Как- то в один из рабочих дней наша штрафная команда натягивала колючую проволоку. Проглянуло солнце и обогрело нас, дрогнувших под дождем и ветром с самого утра. Недалеко от дома коменданта лагеря, на его огороде, работала одна небольшая команда. Вдруг оттуда раздались крики, послышалась пулеметная и автоматная стрельба. Мы подняли головы и остолбенели. С горы бежал человек -босой, в одной нательной рубашке, которая вздымалась за ним белым парусом. По нему стреляли со всех сторон. За ним неслась овчарка.

Мы замерли и ждали, что он вот-вот упадет под пулей или на него наскочит собака. А он бежит невредимый, достигает запретной зоны под пулеметной вышкой, где проволока натянута в один ряд и, как рыба, с полного разбега пролетает через нее. Часовой с вышки стреляет по нему почти в упор - и не попадает, с горы бьют из автоматов - мимо. Собака мечется около проволоки. А он бежит и бежит по направлению к лесу. И в наших сердцах поднялась такая волна восторга и радости, что все мы готовы были закричать.

От нашей команды отделились двое охранников с автоматами. Один с собакой кинулся наперерез бегущему, другой присел и начал с колена стрелять по нему короткими очередями. Вдруг бегущий упал, перевернулся, вскочил и, хромая, снова бросился бежать. Он достиг опушки и скрылся с наших глаз. Но к лесу со всех сторон устремились автоматчики с целой сворой собак. Из леса доносился лай и автоматные очереди. Потом все стихло.

…Был конец рабочего дня. Прозвенел лагерный колокол, извещающий о сборе рабочих команд в лагерь.

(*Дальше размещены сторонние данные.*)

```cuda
int hg_conv1x1_blocked(const float* x, int Cin, const void* wimg, const float* bias, float* out, int B, int Hg, int Wg,
                       int passes, void* stream) {
  HG_REQUIRE(x && wimg && bias && out, "hg_conv1x1_blocked: null pointer");
  HG_REQUIRE(Cin == 64 || Cin == 128 || Cin == 256, "hg_conv1x1_blocked: Cin must be 64, 128 or 256 (got %d)", Cin);
  HG_REQUIRE(passes == 1 || passes == 3, "hg_conv1x1_blocked: passes must be 1 or 3");
  HG_REQUIRE(B > 0 && Hg > 0 && Wg > 0, "hg_conv1x1_blocked: bad shape");
  const long T = (Hg * Wg + 127) / 128;
  hg::SpadeArgs a{};
  a.x = x;
  a.x_bstride = T * Cin * 128;
  a.wimg = static_cast<const uint8_t*>(wimg);
  a.bias = bias;
  a.skip_bstride = T * hg::kC * 128;
  a.out = out;
  a.B = B; a.HW = Hg * Wg; a.Hg = Hg; a.Wg = Wg;
  a.nkc = Cin / 64; a.xC = Cin; a.slope = 1.f; a.cout = hg::kC;
  return launch_blocked_gemm(a, passes, false, static_cast<cudaStream_t>(stream), "hg_conv1x1_blocked");
}

int hg_act_conv1x1_blocked(const float* x, const float* x2, const float* mod, int act, const void* wimg, const float* bias,
                           float* out, int B, int Hg, int Wg, int passes, void* stream) {
  HG_REQUIRE(x && mod && wimg && bias && out, "hg_act_conv1x1_blocked: null pointer");
  HG_REQUIRE(act == 0 || act == 1, "hg_act_conv1x1_blocked: act must be 0 (LeakyReLU 0.2) or 1 (sine)");
  HG_REQUIRE(passes == 1 || passes == 3, "hg_act_conv1x1_blocked: passes must be 1 or 3");
  HG_REQUIRE(B > 0 && Hg > 0 && Wg > 0, "hg_act_conv1x1_blocked: bad shape");
  const long T = (Hg * Wg + 127) / 128;
  hg::SpadeArgs a{};
  a.x = x;
  a.x_bstride = T * hg::kC * 128;
  a.x2 = x2;
  a.mod = mod;
  a.wimg = static_cast<const uint8_t*>(wimg);
  a.bias = bias;
  a.skip_bstride = T * hg::kC * 128;
  a.out = out;
  a.B = B; a.HW = Hg * Wg; a.Hg = Hg; a.Wg = Wg;
  a.nkc = x2 ? 8 : 4; a.xC = hg::kC; a.slope = 0.2f; a.cout = hg::kC; a.act = act;
  return launch_blocked_gemm(a, passes, false, static_cast<cudaStream_t>(stream), "hg_act_conv1x1_blocked");
}

int hg_blocked_conv_wide(const float* x, const float* x2, const float* mod, const float* mod2, int act, float slope,
                         const void* wimg, const float* bias, const float* skip, float* out, double* stats,
                         const float* rgb_w, const float* rgb_b, const float* rgb_in, float* rgb_out, int B, int Hg, int Wg,
                         int passes, void* stream) {
  HG_REQUIRE(x && wimg && bias && out, "hg_blocked_conv_wide: null pointer");
  HG_REQUIRE(act == 0 || act == 1, "hg_blocked_conv_wide: act must be 0 (LeakyReLU(slope)) or 1 (sine)");
  HG_REQUIRE(!mod2 || (mod && x2), "hg_blocked_conv_wide: mod2 needs mod and a second source");
  HG_REQUIRE(!rgb_w || (rgb_b && rgb_out), "hg_blocked_conv_wide: rgb_b / rgb_out missing");
  HG_REQUIRE(passes == 1 || passes == 3, "hg_blocked_conv_wide: passes must be 1 or 3");
  HG_REQUIRE(B > 0 && Hg > 0 && Wg > 0, "hg_blocked_conv_wide: bad shape");
  const long T = (Hg * Wg + 127) / 128;
  hg::SpadeArgs a{};
  a.x = x;
  a.x_bstride = T * hg::kC * 128;
  a.x2 = x2;
  a.mod = mod;
  a.mod2 = mod2;
  a.wimg = static_cast<const uint8_t*>(wimg);
  a.bias = bias;
  a.skip = skip;
  a.skip_bstride = T * hg::kC * 128;
  a.out = out;
  a.stats = stats;
  a.rgb_w = rgb_w; a.rgb_b = rgb_b; a.rgb_in = rgb_in; a.rgb_out = rgb_out;
  a.B = B; a.HW = Hg * Wg; a.Hg = Hg; a.Wg = Wg;
  a.nkc = x2 ? 8 : 4; a.xC = hg::kC; a.slope = slope; a.cout = hg::kC; a.act = act;
  return launch_blocked_gemm(a, passes, false, static_cast<cudaStream_t>(stream), "hg_blocked_conv_wide");
}

int hg_conv1x1_blocked_bwd(const float* g, const float* g2, const float* aux, const float* mod, const void* wimg_t,
                           float* out, double* sums, int Cout, float slope, int pixel_major, int act, const float* ascale,
                           const float* rk_w, const float* rk_v, int rk_n, int B, int Hg, int Wg, int passes,
                           void* stream) {
  HG_REQUIRE(act == 0 || act == 1, "hg_conv1x1_blocked_bwd: act must be 0 (LeakyReLU/ReLU mask) or 1 (cosine)");
  HG_REQUIRE(!rk_v || (rk_w && rk_n >= 1 && rk_n <= 3 && Cout == 256), "hg_conv1x1_blocked_bwd: bad rank-k term");
  HG_REQUIRE(g && aux && wimg_t && out && sums, "hg_conv1x1_blocked_bwd: null pointer");
  HG_REQUIRE(Cout == 128 || Cout == 256, "hg_conv1x1_blocked_bwd: Cout must be 128 or 256 (got %d)", Cout);
  HG_REQUIRE(!pixel_major || Cout == 128, "hg_conv1x1_blocked_bwd: the pixel-major output is built for Cout == 128");
  HG_REQUIRE(!(act == 1 && pixel_major) && !(act == 0 && rk_v),
             "hg_conv1x1_blocked_bwd: compiled epilogues are sine [+ rank-k term] / LeakyReLU [+ pixel-major output]");
  HG_REQUIRE(passes == 1 || passes == 3, "hg_conv1x1_blocked_bwd: passes must be 1 or 3");
  HG_REQUIRE(B > 0 && Hg > 0 && Wg > 0, "hg_conv1x1_blocked_bwd: bad shape");
  const long T = (Hg * Wg + 127) / 128;
  hg::SpadeArgs a{};
  a.x = g;
  a.x_bstride = T * hg::kC * 128;
  a.x2 = g2;
  a.mod = mod;
  a.wimg = static_cast<const uint8_t*>(wimg_t);
  a.bias = static_cast<const float*>(wimg_t);
  a.skip = aux;
  a.skip_bstride = T * Cout * 128;
  a.out = out;
  a.stats = sums;
  a.B = B; a.HW = Hg * Wg; a.Hg = Hg; a.Wg = Wg;
  a.nkc = g2 ? 8 : 4; a.xC = hg::kC; a.slope = slope; a.cout = Cout; a.out_pm = pixel_major;
  a.act = act; a.ascale = ascale; a.rgb_w = rk_v ? rk_w : nullptr; a.rk_v = rk_v; a.rk_n = rk_n;
  return launch_blocked_gemm(a, passes, true, static_cast<cudaStream_t>(stream), "hg_conv1x1_blocked_bwd");
}

int hg_bn_finalize(const double* stats, double count, const double* count_dev, const float* weight, const float* bias, float* running_mean,
                   float* running_var, int training, float eps, float momentum, const float* gb, int B, int C,
                   float* scsh, float* mod, void* stream) {
  HG_REQUIRE(C == hg::kC, "hg_bn_finalize: only %d channels are supported (got %d)", hg::kC, C);
  HG_REQUIRE(weight && bias && (scsh || mod), "hg_bn_finalize: null pointer");
  HG_REQUIRE(training ? (stats != nullptr && (count > 0 || count_dev)) : (running_mean && running_var),
             "hg_bn_finalize: statistics missing");
  hg::bn_finalize_kernel<<<1, hg::kC, 0, static_cast<cudaStream_t>(stream)>>>(
      stats, count, count_dev, weight, bias, running_mean, running_var, training, eps, momentum, gb, B, scsh, mod);
  return hg::check_launch("hg_bn_finalize");
}

int hg_synth_input(const float* w, const float* bias, const float* ic, const float* jc, int C, int Hg, int Wg,
                   float* x0, double* stats, int batch, void* stream) {
  HG_REQUIRE(C == hg::kC, "hg_synth_input: only %d channels are supported (got %d)", hg::kC, C);
  HG_REQUIRE(w && bias && ic && jc && x0, "hg_synth_input: null pointer");
  const int HW = Hg * Wg;
  int bx = (HW + 255) / 256;
  if (bx > 32) bx = 32;
  dim3 grid(bx, C);
  hg::synth_input_kernel<<<grid, 256, 0, static_cast<cudaStream_t>(stream)>>>(w, bias, ic, jc, Hg, Wg, x0, stats,
                                                                              static_cast<double>(batch));
  return hg::check_launch("hg_synth_input");
}

}
```

Baseline: 100.1.

## Split weight stages into half-width slots with deeper four-slot ring

The weight ring now uses four 16KB slots instead of two 32KB stages. Each N=256 MMA chunk is issued as two N=128 halves, and each half waits on its own slot. This should let weight TMA loads run further ahead and release buffers sooner at the same smem footprint, but it adds more barrier waits and more wgmma commits. The change also adds globaltimer phase stamping, which is compiled out by default.

```diff
diff --git a/3dhumangan_b200/csrc/synth.cu b/3dhumangan_b200/csrc/synth.cu
--- a/3dhumangan_b200/csrc/synth.cu
+++ b/3dhumangan_b200/csrc/synth.cu
@@ -5,13 +5,14 @@
 
 constexpr int kC = 256;
 constexpr int kSynThreads = 384;
-constexpr int kSynStages = 2;
+constexpr int kWSlots = 4;
 constexpr int kASlots = 2;
 constexpr int kXSlots = 5;
 constexpr int kXs = 3;
 constexpr int kSs = 2;
 constexpr uint32_t kAChunk = 128 * 128;
 constexpr uint32_t kBStage = 256 * 128;
+constexpr uint32_t kWSlot = 128 * 128;
 constexpr uint32_t kXSlice = 32 * 128 * 4;
 
 struct SpadeArgs {
@@ -73,7 +74,7 @@
   m.a_hi = s;
   m.a_lo = s + kA * kAChunk;
   m.b_st = s + 2 * kA * kAChunk;
-  m.x_st = reinterpret_cast<float*>(m.b_st + kSynStages * kBStage);
+  m.x_st = reinterpret_cast<float*>(m.b_st + kWSlots * kWSlot);
   m.xs_n = kPixel ? 2 : kXs;
   m.ss_n = kPixel ? 1 : kSs;
   float* f = m.x_st + kX * (kXSlice / 4);
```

Началась общая поверка. В это время в лагерь внесли убитого, разодранного собаками беглеца и пронесли вдоль всего притихшего строя. По клочьям одежды мы узнали в нем русского… [117]

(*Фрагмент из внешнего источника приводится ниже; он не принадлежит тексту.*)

struct MsmWs {
  u32 *glv_sub, *glv_bx;
  unsigned char *glv_neg;
  u32 *dig, *hist, *off, *cursor, *bsum, *sidx, *buckets, *chunk_key, *coarse_hist, *coarse_off, *coarse_cursor;
  unsigned short *dig16;
  unsigned char *negs;
  u32 P;
  u32 *rec_key[2], *rec_pt[2];
  u32 *D, *E, *F, *out;
  u32 *run_order, *run_counts, *run_flags;
  size_t total;
  u32 nscan_blocks, rec0_max, nchunks;
};
static inline void msm_layout(const MsmGeom &g, MsmWs &w, char *base, bool glv = false) {
  size_t o = 0;
  auto take = [&](size_t bytes) { char *p = base ? base + o : nullptr; o += align_up(bytes, 256); return (u32 *)p; };
  w.glv_sub = take(glv ? 16ull * g.n : 0);
  w.glv_bx = take(glv ? 16ull * g.n : 0);
  w.glv_neg = (unsigned char *)take(glv ? g.n : 0);
  const size_t nW = (size_t)g.n * g.W;
  w.nscan_blocks = (u32)((g.G + SCAN_TILE - 1) / SCAN_TILE);
  w.nchunks = (u32)((nW + g.L - 1) / g.L);
  w.rec0_max = 2u * (g.fuse ? (w.nchunks + 63u) / 64u : w.nchunks);
  const u32 rec1_max = 2 * ((w.rec0_max + 255) / 256);
  w.P = msm_lds_sort(g.c, g.n) ? (g.G >> 8) : 0;
  w.hist = take(4ull * g.G);
  w.off = take(4ull * (g.G + 1));
  w.cursor = take(4ull * g.G);
  w.bsum = take(4ull * (w.nscan_blocks + 1));
  w.coarse_hist = take(4ull * COARSE_HIST_WORDS);
  w.coarse_off = take(4ull * (PART_MAX + 1));
  w.coarse_cursor = take(4ull * (PART_MAX + 1));
  w.dig = take(4ull * nW);
  w.sidx = take(4ull * nW);
  w.dig16 = (unsigned short *)take(w.P ? 2ull * nW : 0);
  w.negs = (unsigned char *)take(w.P ? g.n : 0);
  w.chunk_key = take(4ull * (w.nchunks + 1));
  w.buckets = take(4ull * XYZZ_WORDS * g.G);
  w.rec_key[0] = take(4ull * w.rec0_max);
  w.rec_pt[0] = take(4ull * XYZZ_WORDS * w.rec0_max);
  w.rec_key[1] = take(4ull * rec1_max);
  w.rec_pt[1] = take(4ull * XYZZ_WORDS * rec1_max);
  w.D = take(4ull * XYZZ_WORDS * g.W * (g.B > 256u ? (1u << ((g.c + 1u) / 2u)) + (1u << (g.c / 2u)) : 1u));
  w.E = take(4ull * XYZZ_WORDS * g.W * 4);
  w.F = take(4ull * XYZZ_WORDS * g.W * 64);
  w.out = take(64);
  w.run_order = w.cursor; w.run_counts = w.hist; w.run_flags = w.coarse_hist;
  w.total = o;
}

static inline u32 msb_index(u32 v) { u32 k = 0; while ((2u << k) <= v) k++; return k; }
static inline void digit_group(DigitJob &j, u32 elements, u32 epl) {
  u32 lanes = (elements + epl - 1u) / epl;
  if (lanes > 64u) lanes = 64u;
  if (lanes < 1u) lanes = 1u;
  j.gpw = 64u / lanes;
  j.glanes = 64u / j.gpw;
  if (j.glanes > elements) j.glanes = elements ? elements : 1u;
}
static inline u32 digit_job_waves(const DigitJobs &J, u32 k) {
  const uint64_t sums = (uint64_t)J.j[k].cnt * J.j[k].nsums;
  return (u32)((sums + J.j[k].gpw - 1u) / J.j[k].gpw);
}
static inline u32 digit_job_blocks(const DigitJobs &J, u32 k) { return (digit_job_waves(J, k) + 3u) / 4u; }
static inline DigitJobs digit_jobs2(u32 cnt, u32 in_off, u32 in_stride, u32 N, u32 s, u32 out_off, u32 out_stride, u32 epl) {
  DigitJobs J;
  memset(&J, 0, sizeof(J));
  J.njobs = 2;
  for (u32 type = 0; type < 2; type++) {
    DigitJob &j = J.j[type];
    j.cnt = cnt;
    j.in_off = in_off; j.in_stride = in_stride; j.N = N; j.s = s; j.type = type;
    j.nsums = type ? (N >> s) : ((1u << s) - 1u);
    digit_group(j, type ? (1u << s) : ((N - 1u) >> s) + 1u, epl);
    j.out_off = out_off + (type ? (1u << s) - 1u : 0u); j.out_stride = out_stride;
  }
  J.j[0].blk0 = 0;
  J.j[1].blk0 = digit_job_blocks(J, 0);
  return J;
}
static inline DigitJobs digit_jobs_concat(const DigitJobs &a, const DigitJobs &b) {
  DigitJobs J = a;
  u32 blk = a.j[1].blk0 + digit_job_blocks(a, 1);
  for (u32 k = 0; k < 2; k++) { J.j[2 + k] = b.j[k]; J.j[2 + k].blk0 = blk; blk += digit_job_blocks(b, k); }
  J.njobs = 4;
  return J;
}

struct MsmReducePlan {
  DigitJobs j1;
  DigitJobs j2, j2top;
  u32 grid1, top_w;
  TailOffs to;
};
static inline MsmReducePlan msm_reduce_plan(const MsmGeom &g, const BpmiOptions &o) {
  MsmReducePlan r{};
  r.to.nv = 1;
  r.top_w = 0xFFFFFFFFu;
  if (g.B <= 256u) return r;
  const u32 s0 = g.c / 2u, N0 = (1u << s0) - 1u, N1 = g.B >> s0;
  const u32 t0 = (s0 + 1u) / 2u, t1 = (msb_index(N1) + 1u) / 2u;
  const u32 stride1 = N0 + N1;
  const u32 Wr = g.W - g.top2;
  const u32 Bt = 2u * g.B, s0t = (g.c + 1u) / 2u, N0t = (1u << s0t) - 1u, N1t = Bt >> s0t;
  const u32 t0t = (s0t + 1u) / 2u, t1t = (msb_index(N1t) + 1u) / 2u;
  const u32 d_top = Wr * stride1, stride1t = N0t + N1t;
  auto stage1 = [&](u32 epl, DigitJobs &j) -> u32 {
    j = digit_jobs2(Wr, 0, g.B, g.B, s0, 0, stride1, epl);
    u32 waves = digit_job_waves(j, 0) + digit_job_waves(j, 1);
    if (g.top2) {
      DigitJobs jt = digit_jobs2(g.top2, Wr * g.B, Bt, Bt, s0t, d_top, stride1t, epl);
      waves += digit_job_waves(jt, 0) + digit_job_waves(jt, 1);
      j = digit_jobs_concat(j, jt);
    }
    return waves;
  };
  if (o.opt_epl > 0) stage1((u32)o.opt_epl, r.j1);
  else if (o.opt_reduce_fit) {
    u32 epl = 2;
    while (epl < 64u && stage1(epl, r.j1) > 1024u) epl++;
  } else {
    u32 epl = (u32)(((uint64_t)g.G) >> 15);
    stage1(epl < 2u ? 2u : (epl > 16u ? 16u : epl), r.j1);
  }
  r.j2 = digit_jobs_concat(digit_jobs2(Wr, 0, stride1, N0, t0, 0, 64, 1), digit_jobs2(Wr, N0, stride1, N1, t1, 0, 64, 1));
  r.to.nv = 4; r.to.off[0] = 0; r.to.off[1] = t0; r.to.off[2] = s0; r.to.off[3] = s0 + t1;
  if (g.top2) {
    r.j2top = digit_jobs_concat(digit_jobs2(g.top2, d_top, stride1t, N0t, t0t, 0, 64, 1), digit_jobs2(g.top2, d_top + N0t, stride1t, N1t, t1t, 0, 64, 1));
    r.to.top = g.top2; r.to.top_off[0] = 0; r.to.top_off[1] = t0t; r.to.top_off[2] = s0t; r.to.top_off[3] = s0t + t1t;
    r.top_w = Wr;
  }
  r.j1.prio = g.prio & PRIO_SUMS;
  r.j2.prio = r.j2top.prio = g.prio & PRIO_FINISH;
  r.grid1 = r.j1.j[r.j1.njobs - 1].blk0 + digit_job_blocks(r.j1, r.j1.njobs - 1);
  return r;
}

Его дерзкий побег всколыхнул весь лагерь. Вечером за ужином даже штрафники, которым, казалось, уже не на что было надеяться, возбужденно переговаривались о случившемся. Я заметил тогда, что никого не смутила расправа немцев над этим человеком, хотя комендант объявил всему лагерю, что то же самое повторится с любым безумцем, который затеет побег. Эти люди видели слишком много страшного, испугать их трудно. Все говорили с завистью и восхищением об отваге русского человека.

После этого случая люди стали как-то теснее друг к другу, начали сплачиваться в группы и вести тайные разговоры, строить планы. [118]

Будни концлагеря

Через несколько дней команда штрафников закончила свою работу по расширению лагеря. Новая оградительная полоса была готова: столбы поставлены, проволока натянута. Нам приказали ломать прежнее заграждение. Мы вырывали столбы, колючую проволоку сматывали и отвозили на тачках за пределы лагеря. На расчищенной нами площадке начали строить два новых барака и крематорий. До этого крематорий находился в двух километрах от лагеря. Там же были и газовые камеры. В этом направлении часто водили и возили живых и уносили умерших в длинных ящиках с ручками. Лагерное начальство, очевидно, решило, что уничтожать людей будет сподручнее, если крематорий задымит в самом лагере.